WHAT THE TASK REQUIRES |
The response must consist of each line in the listing that has the word "tmax" in it.

THE RECORDS |
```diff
+            } else {
+              raw[i].x = __float_as_uint(__ldg(q));
+              if (nv > 1) raw[i].y = __float_as_uint(__ldg(q + 1));
+              if (nv > 2) raw[i].z = __float_as_uint(__ldg(q + 2));
+              if (nv > 3) raw[i].w = __float_as_uint(__ldg(q + 3));
+            }
+          }
+        }
+#pragma unroll
+        for (int i = 0; i < RPT; ++i) {
+          float x[4];
+          if (!ep.relu_src) {
+            const float2 a = __half22float2(*reinterpret_cast<const __half2*>(&raw[i].x));
+            const float2 b = __half22float2(*reinterpret_cast<const __half2*>(&raw[i].y));
+            x[0] = a.x; x[1] = a.y; x[2] = b.x; x[3] = b.y;
+          } else {
+            x[0] = __uint_as_float(raw[i].x); x[1] = __uint_as_float(raw[i].y);
+            x[2] = __uint_as_float(raw[i].z); x[3] = __uint_as_float(raw[i].w);
+          }
+#pragma unroll
+          for (int u = 0; u < 4; ++u)
+            if (x[u] > 0.f) mbits[i / 8] |= 1u << (4 * (i % 8) + u);
+        }
+      }
       float tmax = 0.f;
-      for (int r = tid / CG4; r < BM; r += ROWS_PER_ITER) {
+#pragma unroll
+      for (int i = 0; i < RPT; ++i) {
+        const int r = tid / CG4 + i * ROWS_PER_ITER;
         const int row = m0 + r;
         float4* p = reinterpret_cast<float4*>(pk + r * PARK_PITCH);
         float v[4];
@@ -259,10 +326,7 @@
             else if (ep.act == GCBF_ACT_TANH) y = tanhf(y);
           }
           const bool ok = row < Mo && col + u < No;
-          if (MODE == EPI_DGRAD && ok) {
-            if (ep.relu_src) y = (__ldg(ep.relu_src + (size_t)row * ep.ld_relu + col + u) > 0.f) ? y : 0.f;
-            else if (ep.relu_hi) y = (__half2float(ep.relu_hi[(size_t)row * ep.ld_relu_h + col + u]) > 0.f) ? y : 0.f;
-          }
+          if (has_mask && ok) y = ((mbits[i / 8] >> (4 * (i % 8) + u)) & 1u) ? y : 0.f;
           v[u] = ok ? y : 0.f;
           tmax = fmaxf(tmax, fabsf(v[u]));
         }
@@ -320,7 +384,7 @@
         }
       }
       if (ep.amax_out && !ep.accumulate) out_max = fmaxf(out_max, tmax);
-      if (MODE == EPI_DGRAD && ep.colsum) epi_sync();
+      if (MODE == EPI_DGRAD && ep.colsum && !ep.out_h) epi_sync();
       if (MODE == EPI_DGRAD && ep.colsum && tid < BN) {
         const float* pc = (tid < SUB_N ? park0 : park1) + (tid & (SUB_N - 1));
         float csum = 0.f;
diff --git a/gcbf-pytorch_b200/csrc/sm90_ptx.cuh b/gcbf-pytorch_b200/csrc/sm90_ptx.cuh
--- a/gcbf-pytorch_b200/csrc/sm90_ptx.cuh
+++ b/gcbf-pytorch_b200/csrc/sm90_ptx.cuh
@@ -44,6 +44,9 @@
 }
 __device__ __forceinline__ void tma_prefetch_desc(const CUtensorMap* map) {
   asm volatile("prefetch.tensormap [%0];" ::"l"(reinterpret_cast<uint64_t>(map)) : "memory");
+}
+__device__ __forceinline__ void bulk_prefetch_l2(const void* gptr, uint32_t bytes) {
+  asm volatile("cp.async.bulk.prefetch.L2.global [%0], %1;" ::"l"(reinterpret_cast<uint64_t>(gptr)), "r"(bytes) : "memory");
 }
 
 __device__ __forceinline__ void wgmma_fence() { asm volatile("wgmma.fence.sync.aligned;" ::: "memory"); }
```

YOUR RESPONSE |
       float tmax = 0.f;
           tmax = fmaxf(tmax, fabsf(v[u]));
       if (ep.amax_out && !ep.accumulate) out_max = fmaxf(out_max, tmax);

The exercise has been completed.